A car travels east at 82 km/h for 1.5 h. It then travels 30.0° east of north at 113 km/h for 1.6 h.
What is the average velocity for the trip? (Magnitude and Direction)
You have to find the vector displacement (by finding the position vectors then adding them)
then
avgvelocity=displacement/time
To find the average velocity for the trip, we need to determine both the magnitude and direction of the average velocity.
To calculate the magnitude of the average velocity, we can use the formula:
Average velocity = Total displacement / Total time
First, let's calculate the displacement for each segment of the trip:
For the first segment, the car travels east at a constant speed of 82 km/h for 1.5 hours. The displacement in the east direction can be calculated as:
Displacement1 = Speed1 × Time1 = 82 km/h × 1.5 h = 123 km east
For the second segment, the car travels at a speed of 113 km/h at an angle of 30° east of north for 1.6 hours.
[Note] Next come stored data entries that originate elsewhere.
dino_tracker_amd/csrc/vit.hip:

```cpp
#include <stdlib.h>
#include "common.h"
#include "vit_attention4.h"
#include "vit_attention6.h"
#include "vit_gemm_common.h"
#include "vit_rowwise.h"
#include "vit_patch_embed.h"
#include "vit_gemm_tiled.h"
#include "vit_gemm_ws.h"
#include "vit_gemm_ws_ln.h"
#include "vit_gemm_wide.h"
#include "vit_split.h"

namespace {

constexpr int VIT_FRAME_BATCH = 90;

struct VitPlan {
    int S, Sp, FB;
    size_t x, xn, q, k, vt, ao, hid, delta, total;
    bool split;
    size_t xn_lo, q_lo, k_lo, vt_lo, ao_lo, hid_lo;
};

inline bool vit_layer_split(const dtk_vit_layer& L) { return L.qkv_w_lo != nullptr; }
// ... 40 lines not shown
    } else {
        const unsigned grid = attn::attention_grid(FH, S, 128 * attn::A6_NQ, &QB);
        DTK_LAUNCH("vit_attention", (attn::attention6_kernel<T, 0>), dim3(grid), dim3(256), 0, st, q, k, vt, o, S, Sp, heads, D,
                   FH, QB);
    }
    return DTK_OK;
}
template <typename T>
int attention_split_launch(const T* q, const T* q_lo, const T* k, const T* k_lo, const T* vt, const T* vt_lo, T* o, T* o_lo, int frames,
                           int heads, int S, int Sp, hipStream_t st) {
    const int nqb = dtk_cdiv(Sp, 128);
    DTK_LAUNCH("vit_attention_split", attention_split_kernel<T>, dim3((unsigned)(frames * heads * nqb)), dim3(256), 0, st, q, q_lo, k, k_lo,
               vt, vt_lo, o, o_lo, S, Sp, heads, nqb);
    return DTK_OK;
}

struct GemmPath {
    bool tiled;
    bool ws;
    bool wide;
    bool ws_v1;
    bool wide_v1;
    bool fc2_ln;
    bool proj_ln;
};
inline GemmPath gemm_path(int D, int f) {
    const bool tiled = (f & DTK_VIT_TILED_GEMMS) != 0, ws = !tiled && D == WS_K, wide_v1 = (f & DTK_VIT_GEMM_WIDE_V1) != 0;
    static_assert(WS_K == WD_N, "fc2 of the weight-stationary width is gemm_wide_delta_kernel's shape");
    const bool ws_v1 = (f & DTK_VIT_GEMM_WS_V1) != 0, fc2_ln = ws && !wide_v1 && !(f & DTK_VIT_NO_LN_FUSION);
    return {tiled, ws, !tiled && D % W2_N == 0, ws_v1, wide_v1, fc2_ln, fc2_ln && !ws_v1};
}
inline GemmPath gemm_path(const dtk_vit_model* m) { return gemm_path(m->D, m->flags); }

template <typename T, int EPI>
int launch_gemm(const char* name, const GemmPath& path, const T* A, const T* W, long long rows, int N, int K, const GemmEpi<T>& e,
                hipStream_t st) {
    if constexpr (EPI != EPI_F32) {
        const bool ws_fits = EPI != EPI_QKV || e.S >= WS_ROWS || rows <= e.S;
        if constexpr (EPI == EPI_DELTA) {
            if (path.ws && K == WS_K && N == WS_K && e.ln_out) {
                const auto gr = gemm_ws_ln_grid(rows);
                DTK_LAUNCH(name, (gemm_ws_ln_kernel<T>), gr.first, dim3(256), 0, st, A, W, rows, e, gr.second);
                return DTK_OK;
            }
        }
        if (path.ws && K == WS_K && ws_fits) {
            const auto gr = gemm_ws_grid(N, rows);
            if (path.ws_v1)
                DTK_LAUNCH(name, (gemm_ws_kernel<T, EPI, 0>), gr.first, dim3(256), 0, st, A, W, rows, N, e, gr.second);
            else if (N % 64 != 0 || DTK_DBG(e.no_store, 128))
                DTK_LAUNCH(name, (gemm_ws_kernel<T, EPI, 3, false>), gr.first, dim3(256), 0, st, A, W, rows, N, e, gr.second);
            else
                DTK_LAUNCH(name, (gemm_ws_kernel<T, EPI>), gr.first, dim3(256), 0, st, A, W, rows, N, e, gr.second);
            return DTK_OK;
        }
        if (path.ws && EPI == EPI_DELTA) {
            const dim3 grid(dtk_cdiv(rows, WD_M));
            if (path.wide_v1)
                DTK_LAUNCH(name, (gemm_wide_delta_kernel<T, false>), grid, dim3(512), 0, st, A, W, rows, K, e);
            else if (e.ln_out)
                DTK_LAUNCH(name, (gemm_wide_delta_kernel<T, true, true>), grid, dim3(512), 0, st, A, W, rows, K, e);
            else
                DTK_LAUNCH(name, (gemm_wide_delta_kernel<T, true>), grid, dim3(512), 0, st, A, W, rows, K, e);
            return DTK_OK;
        }
        if (path.wide) {
            const dim3 grid(gemm_wide_grid(N, rows));
            if (path.wide_v1)
                DTK_LAUNCH(name, (gemm_wide_kernel<T, EPI, false>), grid, dim3(512), 0, st, A, W, rows, N, K, e);
            else
                DTK_LAUNCH(name, (gemm_wide_kernel<T, EPI, true>), grid, dim3(512), 0, st, A, W, rows, N, K, e);
            return DTK_OK;
        }
    }
    DTK_LAUNCH(name, (gemm_tiled_kernel<T, EPI>), dim3(gemm_grid(N, rows)), dim3(256), 0, st, A, W, rows, N, K, e);
// ... 327 lines not shown
                                 int Sp, int operand_type, void* stream) {
    DTK_REQUIRE(q && k && vt && out, "dtk_vit_attention: null pointer");
    DTK_REQUIRE(frames > 0 && heads > 0 && S > 0 && Sp >= S && Sp % 64 == 0, "dtk_vit_attention: bad sizes (Sp %% 64 == 0, Sp >= S)");
    const bool v4 = (operand_type & DTK_OPERAND_ATTENTION_V4) != 0;
    operand_type &= ~DTK_OPERAND_ATTENTION_V4;
    DTK_REQUIRE(operand_type == DTK_OPERAND_F16 || operand_type == DTK_OPERAND_BF16, "dtk_vit_attention: operand_type");
    return with_operand_type(operand_type == DTK_OPERAND_BF16, [&](auto t) {
        typedef decltype(t) T;
        return attention_launch(reinterpret_cast<const T*>(q), reinterpret_cast<const T*>(k), reinterpret_cast<const T*>(vt),
                                reinterpret_cast<T*>(out), S, Sp, heads, heads * VIT_D_HEAD, frames * heads, v4, dtk_stream(stream));
    });
}

extern "C" int dtk_vit_attention_split(const void* q_hi, const void* q_lo, const void* k_hi, const void* k_lo, const void* vt_hi,
                                       const void* vt_lo, void* out_hi, void* out_lo, int frames, int heads, int S, int Sp,
                                       int operand_type, void* stream) {
    DTK_REQUIRE(q_hi && q_lo && k_hi && k_lo && vt_hi && vt_lo && out_hi && out_lo, "dtk_vit_attention_split: null pointer");
    DTK_REQUIRE(frames > 0 && heads > 0 && S > 0 && Sp >= S && Sp % 64 == 0, "dtk_vit_attention_split: bad sizes (Sp %% 64 == 0, Sp >= S)");
    DTK_REQUIRE(operand_type == DTK_OPERAND_F16 || operand_type == DTK_OPERAND_BF16, "dtk_vit_attention_split: operand_type");
    return with_operand_type(operand_type == DTK_OPERAND_BF16, [&](auto t) {
        typedef decltype(t) T;
        return attention_split_launch<T>((const T*)q_hi, (const T*)q_lo, (const T*)k_hi, (const T*)k_lo, (const T*)vt_hi, (const T*)vt_lo,
                                         (T*)out_hi, (T*)out_lo, frames, heads, S, Sp, dtk_stream(stream));
    });
}

extern "C" int dtk_vit_gemm(const dtk_vit_gemm_args* g, void* stream) {
    if (const int rc = vit_gemm_check(g, "dtk_vit_gemm", false)) return rc;
    return with_operand_type(g->operand_type == DTK_OPERAND_BF16, [&](auto t) {
        return run_gemm<decltype(t)>(*g, gemm_path(g->D, g->flags), vit_gemm_hidden(g), dtk_stream(stream));
    });
}

extern "C" int dtk_vit_gemm_split(const dtk_vit_gemm_args* g, void* stream) {
    if (const int rc = vit_gemm_check(g, "dtk_vit_gemm_split", true)) return rc;
    DTK_REQUIRE(!g->ln_out, "dtk_vit_gemm_split: the split blocks have their own LayerNorm");
    return with_operand_type(g->operand_type == DTK_OPERAND_BF16, [&](auto t) {
        return run_gemm_split<decltype(t)>(*g, gemm_path(g->D, g->flags), vit_gemm_hidden(g), dtk_stream(stream));
    });
}
```

dino_tracker_amd/csrc/vit_gemm_ws.h:

```cpp
#pragma once
#include <type_traits>
#include <utility>
#include "vit_gemm_common.h"

namespace {

constexpr int WS_KS = 24, WS_K = 16 * WS_KS, WS_ROWS = 32, WS_COLS = 256;
constexpr int WS_TILE_BYTES = WS_ROWS * WS_K * 2;
constexpr int WS_LQ = WS_KS / 4;
constexpr int WS_PITCH = 144;
constexpr int WS_UNIT_BYTES = WS_ROWS * WS_PITCH;

template <class F, int... I>
__device__ __forceinline__ void ws_for_each(F&& f, std::integer_sequence<int, I...>) { (f(std::integral_constant<int, I>{}), ...); }
template <int N, class F>
__device__ __forceinline__ void ws_for_each(F&& f) { ws_for_each(f, std::make_integer_sequence<int, N>{}); }
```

To find the displacement, we first need to calculate the horizontal and vertical components of the displacement:
Horizontal displacement = Speed2 × cos(theta) × Time2
Vertical displacement = Speed2 × sin(theta) × Time2
where theta is the angle of 30° east of north.
Horizontal displacement = 113 km/h × cos(30°) × 1.6 h = 97.95 km
Vertical displacement = 113 km/h × sin(30°) × 1.6 h = 54.92 km
Now, let's calculate the resultant displacement by calculating the sum of the eastward displacements and the sum of the northward displacements:
Sum of eastward displacements = Displacement1 + Horizontal displacement = 123 km + 97.95 km = 220.95 km east
Sum of northward displacements = Vertical displacement = 54.92 km north
To find the total displacement, we can use the Pythagorean theorem:
Total displacement = √[(Sum of eastward displacements)^2 + (Sum of northward displacements)^2]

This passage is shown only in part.